> _Exercise instructions_
Your answer should restate each line of the data below word for word.

+ + + + + + +

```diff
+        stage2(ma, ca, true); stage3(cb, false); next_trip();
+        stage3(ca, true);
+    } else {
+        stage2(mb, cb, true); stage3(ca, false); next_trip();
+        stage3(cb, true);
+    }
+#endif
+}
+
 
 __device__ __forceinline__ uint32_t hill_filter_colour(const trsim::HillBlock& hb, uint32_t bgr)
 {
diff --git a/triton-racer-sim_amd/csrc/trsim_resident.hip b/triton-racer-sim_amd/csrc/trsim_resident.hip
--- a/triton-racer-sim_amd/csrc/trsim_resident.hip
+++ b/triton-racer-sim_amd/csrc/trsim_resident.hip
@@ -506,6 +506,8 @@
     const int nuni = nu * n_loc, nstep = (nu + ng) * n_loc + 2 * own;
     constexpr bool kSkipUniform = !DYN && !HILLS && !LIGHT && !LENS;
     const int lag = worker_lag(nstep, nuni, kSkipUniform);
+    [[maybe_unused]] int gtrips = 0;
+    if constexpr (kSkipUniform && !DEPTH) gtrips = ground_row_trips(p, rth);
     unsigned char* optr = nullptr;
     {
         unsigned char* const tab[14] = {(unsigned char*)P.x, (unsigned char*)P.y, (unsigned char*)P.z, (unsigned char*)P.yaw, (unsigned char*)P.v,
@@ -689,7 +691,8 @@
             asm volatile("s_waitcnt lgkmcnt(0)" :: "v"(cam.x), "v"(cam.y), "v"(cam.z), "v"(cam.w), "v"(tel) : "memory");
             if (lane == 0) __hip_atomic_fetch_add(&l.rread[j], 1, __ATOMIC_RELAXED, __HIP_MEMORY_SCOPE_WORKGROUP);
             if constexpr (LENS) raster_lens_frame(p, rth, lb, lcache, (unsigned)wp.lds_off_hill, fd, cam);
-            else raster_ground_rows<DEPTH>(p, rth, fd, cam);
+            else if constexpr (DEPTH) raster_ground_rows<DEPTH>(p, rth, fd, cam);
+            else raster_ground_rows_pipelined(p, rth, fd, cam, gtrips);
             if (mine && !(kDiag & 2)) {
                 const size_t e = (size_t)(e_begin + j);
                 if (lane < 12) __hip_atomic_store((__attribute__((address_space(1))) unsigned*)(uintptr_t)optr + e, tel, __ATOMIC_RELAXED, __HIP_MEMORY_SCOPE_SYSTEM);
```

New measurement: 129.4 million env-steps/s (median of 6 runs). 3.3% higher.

+ + + + + + +

> _Task answer_
```diff
+        stage2(ma, ca, true); stage3(cb, false); next_trip();
+        stage3(ca, true);
+    } else {
+        stage2(mb, cb, true); stage3(ca, false); next_trip();
+        stage3(cb, true);
+    }
+#endif
+}
+
 
 __device__ __forceinline__ uint32_t hill_filter_colour(const trsim::HillBlock& hb, uint32_t bgr)
 {
diff --git a/triton-racer-sim_amd/csrc/trsim_resident.hip b/triton-racer-sim_amd/csrc/trsim_resident.hip
--- a/triton-racer-sim_amd/csrc/trsim_resident.hip
+++ b/triton-racer-sim_amd/csrc/trsim_resident.hip
@@ -506,6 +506,8 @@
     const int nuni = nu * n_loc, nstep = (nu + ng) * n_loc + 2 * own;
     constexpr bool kSkipUniform = !DYN && !HILLS && !LIGHT && !LENS;
     const int lag = worker_lag(nstep, nuni, kSkipUniform);
+    [[maybe_unused]] int gtrips = 0;
+    if constexpr (kSkipUniform && !DEPTH) gtrips = ground_row_trips(p, rth);
     unsigned char* optr = nullptr;
     {
         unsigned char* const tab[14] = {(unsigned char*)P.x, (unsigned char*)P.y, (unsigned char*)P.z, (unsigned char*)P.yaw, (unsigned char*)P.v,
@@ -689,7 +691,8 @@
             asm volatile("s_waitcnt lgkmcnt(0)" :: "v"(cam.x), "v"(cam.y), "v"(cam.z), "v"(cam.w), "v"(tel) : "memory");
             if (lane == 0) __hip_atomic_fetch_add(&l.rread[j], 1, __ATOMIC_RELAXED, __HIP_MEMORY_SCOPE_WORKGROUP);
             if constexpr (LENS) raster_lens_frame(p, rth, lb, lcache, (unsigned)wp.lds_off_hill, fd, cam);
-            else raster_ground_rows<DEPTH>(p, rth, fd, cam);
+            else if constexpr (DEPTH) raster_ground_rows<DEPTH>(p, rth, fd, cam);
+            else raster_ground_rows_pipelined(p, rth, fd, cam, gtrips);
             if (mine && !(kDiag & 2)) {
                 const size_t e = (size_t)(e_begin + j);
                 if (lane < 12) __hip_atomic_store((__attribute__((address_space(1))) unsigned*)(uintptr_t)optr + e, tel, __ATOMIC_RELAXED, __HIP_MEMORY_SCOPE_SYSTEM);
```

New measurement: 129.4 million env-steps/s (median of 6 runs). 3.3% higher.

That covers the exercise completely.